I honestly cannot think of a case where that is not a good thing, independant of the action itself, but I have a very virtue-based view of the world.


----------



## keterys (May 22, 2008)

I've somehow ended two other threads with this post, may as well go for a third:

I suspect they only kept the difference so you could distinguish:
'Evil for no redeeming reason' and 'Good confined by rules' from the rest.

and

'On a plus note, since alignment doesn't actually affect anything, how the alignment works is sorta like the color of garnish on your plate. Maybe it makes it look better or not, but it doesn't actually change how you enjoy the meal.'

I otherwise reiterate Hong's second law.
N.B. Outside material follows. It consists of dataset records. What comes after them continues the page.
diff --git a/bioinformatics-project-for-shotgun-metagenomics-pseudo-alignment-shotgun-_amd/csrc/pa_index.hip b/bioinformatics-project-for-shotgun-metagenomics-pseudo-alignment-shotgun-_amd/csrc/pa_index.hip
--- a/bioinformatics-project-for-shotgun-metagenomics-pseudo-alignment-shotgun-_amd/csrc/pa_index.hip
+++ b/bioinformatics-project-for-shotgun-metagenomics-pseudo-alignment-shotgun-_amd/csrc/pa_index.hip
@@ -2190,8 +2190,8 @@
     else
         PA_HIP(pa::dev_malloc(&idx->codes, std::max<uint64_t>(total, 1)));
     PA_HIP(pa::dev_malloc(&idx->goff, (n + 1) * 8));
-    PA_HIP(pa::dev_malloc(&idx->counters, 32 * 8));
-    PA_HIP(hipMemsetAsync(idx->counters, 0, 32 * 8, st));
+    PA_HIP(pa::dev_malloc(&idx->counters, 40 * 8));
+    PA_HIP(hipMemsetAsync(idx->counters, 0, 40 * 8, st));
     PA_HIP(hipMemcpyAsync(idx->goff, idx->h_goff.data(), (n + 1) * 8, hipMemcpyHostToDevice, st));
     if (both) {
         PA_HIP(pa::dev_malloc(&idx->fwd_len, std::max<uint64_t>(n, 1) * 8));
diff --git a/bioinformatics-project-for-shotgun-metagenomics-pseudo-alignment-shotgun-_amd/csrc/pa_lane.h b/bioinformatics-project-for-shotgun-metagenomics-pseudo-alignment-shotgun-_amd/csrc/pa_lane.h
--- a/bioinformatics-project-for-shotgun-metagenomics-pseudo-alignment-shotgun-_amd/csrc/pa_lane.h
+++ b/bioinformatics-project-for-shotgun-metagenomics-pseudo-alignment-shotgun-_amd/csrc/pa_lane.h
@@ -49,6 +49,13 @@
 #ifndef PA_LANE_LATE
 #define PA_LANE_LATE 1
 #endif
+#ifndef PA_LANE_SURE
+#define PA_LANE_SURE 1
+#endif
+constexpr uint32_t kLaneSure = 1u << 31;
+constexpr bool lane_sure(bool win_q, bool mg, int nm, int nw) {
+    return PA_LANE_SURE && nw == 1 && (nm == 2 || !mg);
+}
 constexpr int kLaneWaitVm0 = 0x0F70;
 constexpr bool lane_sched(bool win_q, bool mg, int nm, int nw) {
     return (PA_LANE_CLAIM || PA_LANE_PREOFF) && nm == 2 && (nw > 1 || !mg);
@@ -808,7 +815,7 @@
     for (int i = 0; i < NM; i++) out[i] = fr ? (p[i] >> fr) | (p[i + 1] << (64 - fr)) : p[i];
 }
 
-template <bool WIN_Q, bool MG, int NW = 1>
+template <bool WIN_Q, bool MG, int NW = 1, int SURE = lane_sure(WIN_Q, MG, 2, NW)>
 __device__ __forceinline__ void lane_walk_150(const AlignArgs &a, const uint64_t *row, LaneRead<2> &S) {
     const int k = a.k;
     uint32_t W = S.W, len = S.len;
@@ -1032,6 +1039,14 @@
     const uint64_t P0 = (live0 & ~valid0) | (valid0 & U0 & (V0 | NQ0));
     const uint64_t P1 = (live1 & ~valid1) | (valid1 & U1 & (V1 | NQ1));
     S.uoff = (uint32_t)(__popcll(valid0 & U0 & ~V0 & NP0 & ~NQ0 & ~NB0) + __popcll(valid1 & U1 & ~V1 & NP1 & ~NQ1 & ~NB1));
+    uint32_t sure = 0;
+    if constexpr (SURE != 0 && NW == 1) {
+        if (has_nb && a.nb_spec && (!has_mg || mgk)) {
+            const uint64_t C0 = valid0 & U0 & ~V0 & NQ0, C1 = valid1 & U1 & ~V1 & NQ1;
+            sure = (uint32_t)(__popcll(C0) + __popcll(C1)) |
+                   ((C0 ? (uint32_t)__builtin_ctzll(C0) : 64u + (uint32_t)__builtin_ctzll(C1 | (1ull << 63))) << 8);
+        }
+    }
     const uint32_t hr_off = (uint32_t)(__popcll(valid0 & U0 & ~V0 & NB0) + __popcll(valid1 & U1 & ~V1 & NB1));
     const uint64_t walked0 = valid0 & ~U0, walked1 = valid1 & ~U1;
 #ifdef PA_STATS
@@ -1069,6 +1084,18 @@
     S.hr = hr + hr_off;
     S.P[0] = P0;
     S.P[1] = P1;
+    if constexpr (SURE == 2) {
+        S.uoff |= sure << 8;
+    } else if constexpr (SURE == 1 && NW == 1) {
+        const uint32_t cs = sure & 255u;
+        if (cs && nspec < cs + (uint32_t)(a.prm.m > 0 ? a.prm.m : 1)) {
+            const uint32_t w = sure >> 8;
+            S.P[0] = w < 64 ? 1ull << w : 0ull;
+            S.P[1] = w < 64 ? 0ull : 1ull << (w - 64);
+            S.uoff = kLaneSure;
+            return;
+        }
+    }
     if ((uint32_t)(__popcll(P0) + __popcll(P1)) > a.lane_maxpend) {
         S.kind = LANE_HARD;
         return (void)LANE_HARD_WHY(8);
@@ -1084,6 +1111,7 @@
     const uint32_t len = S.len, W = S.W;
     S.nspec = S.nincl = S.hr = S.uoff = 0;
     S.P[2] = S.P[3] = 0;
+    uint32_t cs = 0, sw = 0;
 #pragma unroll 1
     for (uint32_t h = 0; h < 2; h++) {
         LaneRead<2> H;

Carry on


----------



## warlockwannabe (May 22, 2008)

ZetaStriker said:
			
		

> I've always thought of Lawful Good as the jerkface samurai/knight who'll beat you for disrespecting them. I can't help but view the alignment as just as bad as Lawful Evil. XD



That would be Lawful Neutral, Blind following of the laws of bushido, with no possible exception.


----------



## Celebrim (May 22, 2008)

VannATLC said:
			
		

> How well-versed are you in Virtue ethics, Celebrim?
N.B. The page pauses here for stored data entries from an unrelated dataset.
template <int MODE>
__global__ __launch_bounds__(256) void k_orient_b(ExtractBuffers b, int wavesPerImage, int nslots) {
	const int gw = blockIdx.x * 256 + threadIdx.x;
	if (gw >= nslots) return;
	KpAuxSoA A; A.carve(b.aux, nslots);
	const PyrDesc& d = *b.desc;
	const int img = gw / wavesPerImage, s = gw - img * wavesPerImage;
	int total, level, pos;
	find_slot(d, b.selCount + (size_t)img * d.nlevels, s, level, pos, total);
	if (s == 0) {
		b.nkp[img] = total < d.kpCap ? total : d.kpCap;
		if (total > d.kpCap) atomicExch(b.status, MCS_ERR_CAPACITY);
	}
	if (level < 0 || s >= d.kpCap) { A.lvl[gw] = -1; return; }
	const LevelInfo& L = d.lv[level];
	const size_t si = (size_t)img * d.selPerImage + L.selBase + pos;
	const uint32_t rec = b.sel[si];
	const float angle = b.selAngle[si];
	const int col = (int)(rec & 0xFFF) + kMinBorder, row = (int)((rec >> 12) & 0xFFF) + kMinBorder;
	float pxf = (float)col, pyf = (float)row;
	if (level != 0) { pxf = pxf * L.scale; pyf = pyf * L.scale; }
	mcs_keypoint kp;
	kp.x = pxf; kp.y = pyf; kp.size = L.kpSize; kp.angle = angle; kp.response = (float)(rec >> 24); kp.octave = level; kp.class_id = -1;
	b.kps[(size_t)img * d.kpCap + s] = kp;
	A.rc[gw] = row | (col << 16);
	A.poff[gw] = (unsigned)(L.off + (size_t)(row - kPatchR) * L.stride + (col - kPatchR));
	const int lvlWord = level | (L.stride << 16);
	if constexpr (MODE == 0) {
		if (b.cams && b.rays) {
			double rx, ry, rz;
			img2world(b.cams[img], (double)pxf, (double)pyf, rx, ry, rz);
			double* rp = b.rays + ((size_t)img * d.kpCap + s) * 3;
			rp[0] = rx; rp[1] = ry; rp[2] = rz;
		}
		const float DEG2RADf = (float)3.1415926535897932384626433832795 / 180.f;
		const double a0 = (double)(angle * DEG2RADf);
		double* D = A.d8 + gw;
		D[(size_t)2 * nslots] = cos(a0); D[(size_t)3 * nslots] = sin(a0);
		A.lvl[gw] = lvlWord;
		return;
	}
	const OcamDev& cam = b.cams[img];
	double rayx, rayy, rayz;
	img2world(cam, (double)pxf, (double)pyf, rayx, rayy, rayz);
	if (b.rays) {
		double* rp = b.rays + ((size_t)img * d.kpCap + s) * 3;
		rp[0] = rayx; rp[1] = rayy; rp[2] = rayz;
	}
	double ukx = 0.0, uky = 0.0;
	if (d.undistort) {
		const double p0 = cam.p[0];
		ukx = -rayx / rayz * p0;
		uky = -rayy / rayz * p0;
	}
	double* D8 = A.d8 + gw;
	const size_t S = (size_t)nslots;
	D8[0] = ukx; D8[S] = uky;
	const double n2 = ukx * ukx + uky * uky;
	if (cam.fastOk == 0 || !(n2 < 1.0e300)) {
		A.lvl[gw] = lvlWord | kAuxExact;
		b.preList[atomicAdd(b.preCount, 1)] = (uint32_t)gw;
		return;
	}
	A.lvl[gw] = lvlWord;
	double ang[3] = {0.0, 0.0, 0.0};
	if (MODE == 1) {
		const float DEG2RADf = (float)3.1415926535897932384626433832795 / 180.f;
		ang[0] = (double)(angle * DEG2RADf);
	} else {
		const float RHOf = 180.0f / 3.1415926535897932384626f;
		const double RHOd = 180.0 / 3.1415926535897932384626433832795028841971693993;
		const double rot = 20.0 / RHOd;
		ang[0] = (double)(angle / RHOf);
		ang[1] = ang[0] + rot; ang[2] = ang[0] - rot;
	}
#pragma unroll
	for (int k = 0; k < (MODE == 2 ? 3 : 1); ++k) {
		double sn, cs;
		sincos(ang[k], &sn, &cs);
		D8[(2 + 2 * k) * S] = cs; D8[(3 + 2 * k) * S] = sn;
	}
}

#ifndef MCS_FAST_WAVES_PER_EU
#define MCS_FAST_WAVES_PER_EU 4
#endif
#ifndef MCS_FAST_BLOCKS
#define MCS_FAST_BLOCKS (4096 / MCS_FAST_WAVES)
#endif
constexpr int kFastBlocks = MCS_FAST_BLOCKS;
static_assert(kSlotAlign % kFastWaves == 0, "a group's keypoint slots must belong to one image");

struct UTabs {
	const double2* upat; const double* uw; const uint32_t* gidx;
	uint8_t* vals;
};
__host__ __device__ constexpr size_t upat_bytes(int nb) { return (size_t)(nb == 2 ? 4 : nb == 4 ? 6 : 9) * 64 * sizeof(double2); }
__host__ __device__ constexpr size_t uw_bytes(int nb) { return (size_t)(nb == 2 ? 1 : nb == 4 ? 2 : 5) * 64 * sizeof(double); }
__host__ __device__ constexpr size_t gidx_bytes(int nb) { return (size_t)64 * 2 * nb * sizeof(unsigned short); }
__host__ __device__ constexpr size_t uvals_bytes(int nb) { return (size_t)(nb == 2 ? 4 : nb == 4 ? 6 : 9) * 64; }

template <int MODE, int NB, class Ahead>
__device__ __forceinline__ bool fast_keypoint_u(const ExtractBuffers& b, const FastCam& C, const double* tabLds, const uint8_t* patch,
                                                double ukx, double uky, const double (&axc)[3], const double (&ays)[3], const UTabs& T,
                                                unsigned long long (&bitsMain)[NB], unsigned long long (&agree)[NB], Ahead&& ahead) {
	constexpr int NP = 128 * NB, R = UPat<NB>::R, RW = UPat<NB>::RW;
	const double kFix = 1572864.5;
	const unsigned kHiPatch = 0x4137F000u + 4096u - (unsigned)kPatchR;
	const unsigned guardUnits = (unsigned)__builtin_ceil(b.guardEps * 4294967296.0);
	const double gAdd = (double)guardUnits * (1.0 / 4294967296.0);
#pragma unroll
	for (int j = 0; j < NB; ++j) { bitsMain[j] = 0ull; agree[j] = ~0ull; }
	constexpr int npat = MODE == 2 ? 3 : 1;
	typedef double f64x2 __attribute__((ext_vector_type(2)));
	typedef const __attribute__((address_space(3))) f64x2 lds_f64x2;
	typedef const __attribute__((address_space(3))) double lds_f64;
	typedef const __attribute__((address_space(3))) uint32_t lds_u32;
	typedef __attribute__((address_space(3))) uint8_t lds_u8;
	typedef const __attribute__((address_space(3))) uint8_t lds_cu8;
	unsigned pdo = (unsigned)(uintptr_t)(lds_f64x2*)T.upat, pwo = (unsigned)(uintptr_t)(lds_f64*)T.uw, pgo = (unsigned)(uintptr_t)(lds_u32*)T.gidx;
	unsigned pvo = (unsigned)(uintptr_t)(lds_u8*)T.vals, plo = (unsigned)(uintptr_t)(lds_cu8*)patch;
	int lane = threadIdx.x & 63;
	asm volatile("" : "+v"(pdo), "+v"(pwo), "+v"(pgo), "+s"(pvo), "+s"(plo), "+v"(lane));
	lds_f64x2* const pd = (lds_f64x2*)(uintptr_t)pdo;
	lds_f64* const pw = (lds_f64*)(uintptr_t)pwo;
	lds_u32* const pg = (lds_u32*)(uintptr_t)pgo;
	lds_u8* const pv = (lds_u8*)(uintptr_t)pvo;
	lds_cu8* const pvr = (lds_cu8*)(uintptr_t)pvo;
	lds_cu8* const pl = (lds_cu8*)(uintptr_t)plo;
	unsigned top = 0, minlo = 0xFFFFFFFFu, maxrc = 0;
	bool bad = false;
#pragma unroll
	for (int pat = 0; pat < npat; ++pat) {
		const double ax = axc[pat], ay = ays[pat];
		double u[R], v[R];
		double sumx = 0.0, sumy = 0.0;
#pragma unroll
		for (int t = 0; t < R; ++t) {
			const f64x2 p = pd[64 * t];
			if (pat == 0 && t == 0) ahead();
			const double xr = __builtin_fma(p.x, ax, __builtin_fma(-p.y, ay, ukx));
			const double yr = __builtin_fma(p.x, ay, __builtin_fma(p.y, ax, uky));
			if (MCS_FAST_ABLATE & 2) { u[t] = xr; v[t] = yr; } else fast_w2i(C, tabLds, xr, yr, u[t], v[t], top);
			if (t < RW) { const double w = pw[64 * t]; sumx = __builtin_fma(w, u[t], sumx); sumy = __builtin_fma(w, v[t], sumy); }
			else { sumx += u[t]; sumy += v[t]; }
			constexpr int kFence = R > 6 ? 2 : MCS_FAST_FENCE;
			if ((t & (kFence - 1)) == kFence - 1) __builtin_amdgcn_sched_barrier(0);
		}
		double totx, toty;
		wave_sum2_f64(sumx, sumy, totx, toty);
		const double meanX = totx * (1.0 / (double)NP), meanY = toty * (1.0 / (double)NP);
		bad |= !(fabs(meanX) < 16384.0) || !(fabs(meanY) < 16384.0);
		const double cmx = (kFix - meanX) + gAdd, cmy = (kFix - meanY) + gAdd;
		if (R > 6) __builtin_amdgcn_sched_barrier(0);
		int val[R];
#pragma unroll
		for (int t = 0; t < R; ++t) {
			const double yx = u[t] + cmx, yy = v[t] + cmy;
			const unsigned pc = (unsigned)__double2hiint(yx) - kHiPatch, pr = (unsigned)__double2hiint(yy) - kHiPatch;
			if (!(MCS_FAST_ABLATE & 4)) minlo = min(minlo, min((unsigned)__double2loint(yx), (unsigned)__double2loint(yy)));
			maxrc = max(maxrc, max(pr, pc));
			static_assert(kFPitch == 48, "the shift-add form is for a pitch of 48");
			unsigned off16 = (pr << 4) + pc;
			asm volatile("" : "+v"(off16));
			const unsigned offRaw = (pr << 5) + off16;
			const unsigned off = min(offRaw, (unsigned)(kFPatchBytes - 1));
			val[t] = (MCS_FAST_ABLATE & 1) ? (int)off : (int)pl[off];
		}
#pragma unroll
		for (int t = 0; t < R; ++t) pv[64 * t + lane] = (uint8_t)val[t];
		__builtin_amdgcn_fence(__ATOMIC_RELEASE, "wavefront");
#pragma unroll
		for (int j = 0; j < NB; ++j) {
			const uint32_t g = pg[j];
			const int t0 = pvr[g & 0xFFFFu], t1 = pvr[g >> 16];
			const unsigned long long bits = __ballot(t0 < t1);
			if (pat == 0) bitsMain[j] = bits;
			else agree[j] &= ~(bits ^ bitsMain[j]);
		}
		__builtin_amdgcn_fence(__ATOMIC_ACQUIRE, "wavefront");
		if (R > 6) { if (__any(bad | (top >= (unsigned)kGRows) | (minlo < 2u * guardUnits) | (maxrc >= (unsigned)kPatchRows))) return false; }
	}
	bad |= top >= (unsigned)kGRows;
	if (!(MCS_FAST_ABLATE & 4)) bad |= minlo < 2u * guardUnits;
	bad |= maxrc >= (unsigned)kPatchRows;
	return !__any(bad);
}

constexpr int kFastPatchBufs = 2;
constexpr int kMailDwords = 32, kMailBytes = 2 * kMailDwords * 4;
constexpr int kMailCam = 19, kMailUsed = 26;
__host__ __device__ constexpr size_t fast_wave_lds(int nb) { return (size_t)kFastPatchBufs * kFPatchBytes + kMailBytes + uvals_bytes(nb); }
__host__ __device__ constexpr size_t fast_pat_bytes(int nb) { return upat_bytes(nb) + uw_bytes(nb) + gidx_bytes(nb); }

__device__ __forceinline__ unsigned lds_addr(const void* p) { return (unsigned)(uintptr_t)(const __attribute__((address_space(3))) void*)p; }
__device__ __forceinline__ void dma16(const void* g, unsigned ldsBase) {
	asm volatile("s_mov_b32 m0, %1\n\ts_nop 0\n\tglobal_load_lds_dwordx4 %0, off" ::"v"(g), "s"(ldsBase) : "memory", "m0");
}
__device__ __forceinline__ void dma4(const void* g, unsigned ldsBase) {
	asm volatile("s_mov_b32 m0, %1\n\ts_nop 0\n\tglobal_load_lds_dword %0, off" ::"v"(g), "s"(ldsBase) : "memory", "m0");
}
__device__ __forceinline__ void patch_request(const uint8_t* origin, int bstride, uint8_t* patch) {
	int lane = threadIdx.x & 63;
	asm volatile("" : "+v"(lane));
	constexpr int perRow = kFPitch / 16, total = kPatchRows * perRow;
#pragma unroll
	for (int t = 0; t * 64 < total; ++t) {
		const int i = lane + 64 * t;
		const int r = i / perRow, k = i - r * perRow;
		if (64 * (t + 1) <= total || i < total) dma16(origin + (size_t)r * bstride + 16 * k, __builtin_amdgcn_readfirstlane(lds_addr(patch) + 1024 * t));
	}
}
__device__ __forceinline__ void record_request(const KpAuxSoA& A, const OcamDev* cams, int gw, int img, uint32_t* mail) {
	int lane = threadIdx.x & 63;
	asm volatile("" : "+v"(lane));
	const size_t S = (size_t)A.slots;
	const uint32_t* src;
	if (lane < 3) src = reinterpret_cast<const uint32_t*>(A.lvl) + (size_t)lane * S + gw;
	else if (lane < kMailCam) src = reinterpret_cast<const uint32_t*>(A.d8 + (size_t)((lane - 3) >> 1) * S + gw) + ((lane - 3) & 1);
	else if (lane == kMailCam) src = reinterpret_cast<const uint32_t*>(&cams[img].tabIdx);
	else src = reinterpret_cast<const uint32_t*>(&cams[img].c) + (lane - kMailCam - 1);
	if (lane < kMailUsed) dma4(src, __builtin_amdgcn_readfirstlane(lds_addr(mail)));
}
static_assert(offsetof(OcamDev, c) == 0 && offsetof(OcamDev, d) == 8 && offsetof(OcamDev, e) == 16, "record_request reads c, d, e as six consecutive words");

struct FastKp {
	int lvl, rc; unsigned poff; int tabIdx;
	double d8[8]; FastCam C;
	__device__ __forceinline__ bool usable() const { return lvl >= 0 && !(lvl & kAuxExact); }
};
__device__ __forceinline__ int rfl(uint32_t v) { return __builtin_amdgcn_readfirstlane((int)v); }
__device__ __forceinline__ double rfl2(uint32_t lo, uint32_t hi) { return __hiloint2double(rfl(hi), rfl(lo)); }
__device__ __forceinline__ FastKp mail_read(const uint32_t* mail) {
	uint4 q[7];
#pragma unroll
	for (int i = 0; i < 7; ++i) q[i] = reinterpret_cast<const uint4*>(mail)[i];
	const uint32_t* w = reinterpret_cast<const uint32_t*>(q);
	FastKp r;
	r.lvl = rfl(w[0]); r.rc = rfl(w[1]); r.poff = (unsigned)rfl(w[2]); r.tabIdx = rfl(w[kMailCam]);
#pragma unroll
	for (int i = 0; i < 8; ++i) r.d8[i] = rfl2(w[3 + 2 * i], w[4 + 2 * i]);
	r.C.c = rfl2(w[20], w[21]); r.C.d = rfl2(w[22], w[23]); r.C.e = rfl2(w[24], w[25]);
	return r;
}

template <int MODE, int NB>
__attribute__((amdgpu_waves_per_eu(MCS_FAST_WAVES_PER_EU, MCS_FAST_WAVES_PER_EU)))
__global__ __launch_bounds__(64 * kFastWaves) void k_describe_fast(ExtractBuffers b, int wavesPerImage, int nslots, int groupsPerBlock) {
	extern __shared__ __attribute__((aligned(16))) double lds[];
	static_assert(MODE == 1 || MODE == 2, "the fast pass is for the distorted patterns");
	const int wave = __builtin_amdgcn_readfirstlane(threadIdx.x >> 6);
	constexpr size_t kFastWaveLds = fast_wave_lds(NB);
	double2* const patLds = reinterpret_cast<double2*>(reinterpret_cast<uint8_t*>(lds) + kGDevDoubles * sizeof(double));
	uint8_t* const waveLds = reinterpret_cast<uint8_t*>(patLds) + fast_pat_bytes(NB) + (size_t)wave * kFastWaveLds;
	uint32_t* const mailBase = reinterpret_cast<uint32_t*>(waveLds + kFastPatchBufs * kFPatchBytes);
	constexpr int kSlot = NB == 2 ? 0 : NB == 4 ? 1 : 2;
	double* const uwLds = reinterpret_cast<double*>(reinterpret_cast<uint8_t*>(patLds) + upat_bytes(NB));
	uint32_t* const gidxLds = reinterpret_cast<uint32_t*>(reinterpret_cast<uint8_t*>(uwLds) + uw_bytes(NB));
	for (int i = threadIdx.x; i < UPat<NB>::R * 64; i += 64 * kFastWaves) patLds[i] = g_upat[kSlot][i];
	for (int i = threadIdx.x; i < UPat<NB>::RW * 64; i += 64 * kFastWaves) uwLds[i] = g_uw[kSlot][i];
	for (int i = threadIdx.x; i < 64 * NB; i += 64 * kFastWaves) gidxLds[i] = reinterpret_cast<const uint32_t*>(g_gidx[kSlot])[i];
	double* const tabLds = lds;
	const PyrDesc& d = *b.desc;
	KpAuxSoA A; A.carve(b.aux, nslots);
	const int ngroups = nslots / kFastWaves;
	const int nb = (int)gridDim.x, perXcd = (nb + kNumXCD - 1) / kNumXCD;
	const int logical = nb % kNumXCD == 0 ? ((int)blockIdx.x % kNumXCD) * perXcd + (int)blockIdx.x / kNumXCD : (int)blockIdx.x;
	const size_t pyrBytes = d.pyrBytes;
	int curTab = -1;
	auto slot_of = [&](int kk) { const int g = kk * nb + logical; return kk < groupsPerBlock && g < ngroups ? g * kFastWaves + wave : -1; };
	auto ask_record = [&](int kk) { const int gw = slot_of(kk); if (gw >= 0) record_request(A, b.cams, gw, gw / wavesPerImage, mailBase + (kk & 1) * kMailDwords); };
	auto ask_patch = [&](const FastKp& r, int kk) {
		const int gw = slot_of(kk);
		if (gw < 0 || !r.usable()) return;
		patch_request(b.blur + (size_t)(gw / wavesPerImage) * pyrBytes + r.poff, (int)((unsigned)r.lvl >> 16), waveLds + (kk & 1) * kFPatchBytes);
	};
	ask_record(0);
	asm volatile("s_waitcnt vmcnt(0)" ::: "memory");
	FastKp nxt = mail_read(mailBase);
	if (slot_of(0) < 0) nxt.lvl = -1;
	ask_patch(nxt, 0);
	ask_record(1);
	FastKp cur = nxt;
	auto advance = [&](int k) {
		asm volatile("s_waitcnt vmcnt(0)" ::: "memory");
		cur = nxt;
		nxt = mail_read(mailBase + (k & 1) * kMailDwords);
		if (slot_of(k + 2) < 0) nxt.lvl = -1;
	};
#pragma unroll 1
	for (int k = 0; k < groupsPerBlock; ++k) {
		const int g = k * nb + logical;
		if (g >= ngroups) break;
		const int base = g * kFastWaves;
		const int bimg = base / wavesPerImage;
		const int gwu = base + wave;
		int lane = threadIdx.x & 63;
		asm volatile("" : "+v"(lane));
		advance(k - 1);
		const FastKp me = cur;
		auto ahead = [&]() {
			ask_patch(nxt, k + 1);
			ask_record(k + 2);
		};
		const int tabIdx = me.tabIdx;
		uint8_t* const patchLds = waveLds + (k & 1) * kFPatchBytes;
		if (tabIdx != curTab) {
			if (curTab >= 0) __syncthreads();
			if (!(MCS_FAST_ABLATE & 8)) {
				const double2* gt = reinterpret_cast<const double2*>(b.gTab + (size_t)tabIdx * kGDevDoubles);
				constexpr int n2 = kGDevDoubles / 2, trips = (n2 + 64 * kFastWaves - 1) / (64 * kFastWaves);
				double2 tv[trips];
#pragma unroll
				for (int t = 0; t < trips; ++t) { const int i = t * 64 * kFastWaves + (int)threadIdx.x; tv[t] = i < n2 ? gt[i] : double2{0.0, 0.0}; }
#pragma unroll
				for (int t = 0; t < trips; ++t) { const int i = t * 64 * kFastWaves + (int)threadIdx.x; if (i < n2) reinterpret_cast<double2*>(tabLds)[i] = tv[t]; }
			}
			__syncthreads();
			curTab = tabIdx;
		}
		if (!me.usable()) { ahead(); continue; }
		const FastCam C = me.C;
		const double ukx = me.d8[0], uky = me.d8[1];
		double axc[3], ays[3];
#pragma unroll
		for (int q = 0; q < 3; ++q) { axc[q] = me.d8[2 + 2 * q]; ays[q] = me.d8[3 + 2 * q]; }
		unsigned long long bitsMain[NB], agree[NB];
		UTabs T;
		T.upat = patLds + lane; T.uw = uwLds + lane; T.gidx = gidxLds + lane * NB; T.vals = waveLds + kFastPatchBufs * kFPatchBytes + kMailBytes;
		const bool ok = fast_keypoint_u<MODE, NB>(b, C, tabLds, patchLds, ukx, uky, axc, ays, T, bitsMain, agree, ahead);
		if (lane == 0) {
			if (!ok) { const int at = atomicAdd(b.fbCount, 1); b.fbList[at] = (uint32_t)gwu; }
			else {
				const int out = gwu - bimg * wavesPerImage;
				uint8_t* dout = b.out_desc + ((size_t)bimg * b.outImgPitch + out) * b.outRowStride;
				uint8_t* mout = b.out_mask + ((size_t)bimg * b.outImgPitch + out) * b.outRowStride;
#pragma unroll
				for (int j = 0; j < NB; ++j) {
					*reinterpret_cast<unsigned long long*>(dout + 8 * j) = bitsMain[j];
					*reinterpret_cast<unsigned long long*>(mout + 8 * j) = MODE == 2 ? agree[j] : 0ull;
				}
			}
		}
	}
}

__global__ void k_selftest_fast_model(const OcamDev* camp, const double* tab, unsigned long long seed, int n, int width, int height, unsigned long long* maxDiff) {
	const int i = blockIdx.x * blockDim.x + threadIdx.x;
	if (i >= n) return;
	const OcamDev& cam = *camp;
	unsigned long long st = seed + 0x9E3779B97F4A7C15ull * (unsigned long long)(i + 1);
	auto next = [&]() { st ^= st >> 12; st ^= st << 25; st ^= st >> 27; return st * 0x2545F4914F6CDD1Dull; };
	auto unit = [&]() { return (double)(next() >> 11) * (1.0 / 9007199254740992.0); };
	const double px = unit() * width, py = unit() * height;
	double rx, ry, rz;
	img2world(cam, px, py, rx, ry, rz);
	const double p0 = cam.p[0];
	const double xr = -rx / rz * p0 + (unit() * 64.0 - 32.0), yr = -ry / rz * p0 + (unit() * 64.0 - 32.0);
	double ue, ve;
	world2img(cam, xr, yr, -p0, ue, ve);
	FastCam C;
	C.c = cam.c; C.d = cam.d; C.e = cam.e;
	double uf, vf;
	unsigned top = 0;
	fast_w2i(C, tab, xr, yr, uf, vf, top);
	if (top >= (unsigned)kGRows) return;
	double diff = fmax(fabs(uf + cam.u0 - ue), fabs(vf + cam.v0 - ve));
	if (!(diff == diff)) diff = 1e300;
	atomicMax(maxDiff, (unsigned long long)__double_as_longlong(diff));
}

Compared to Pemerton?  Probably not very well.



> Courage is a virtue; Specifically, we generally define courage as doing something that we believe is correct regardless of the potential personal cost.




I know how it is commonly defined.  Doing something courageously is of no credit to you if the thing you believe to be correct is not in fact correct.  There is no reason to celebrate boldly doing evil.  Self-sacrifice is not inherently virtuous either.  People have great value.  If you sacrifice yourself for a wicked cause, not only have you perpetrated a great wickedness, but you've deprived the world of yourself.  Only sacrificing for a good cause is virtuous.



> I honestly cannot think of a case where that is not a good thing, independant of the action itself, but I have a very virtue-based view of the world.




A great deal of evil has been done with great courage.  I have a hard time imagining you can't think of cases were it would have been better were a people less brave and less willing to put themselves at great personal risk.  That evil was done with great courage did not make it less evil.  

Courage to do good is a good thing.  Courage to do evil is not.  To admire courage as a thing in and of itself would render some of the most despicable of people admirable.  Courage makes the list of attributes of the worst sorts of sociopathy.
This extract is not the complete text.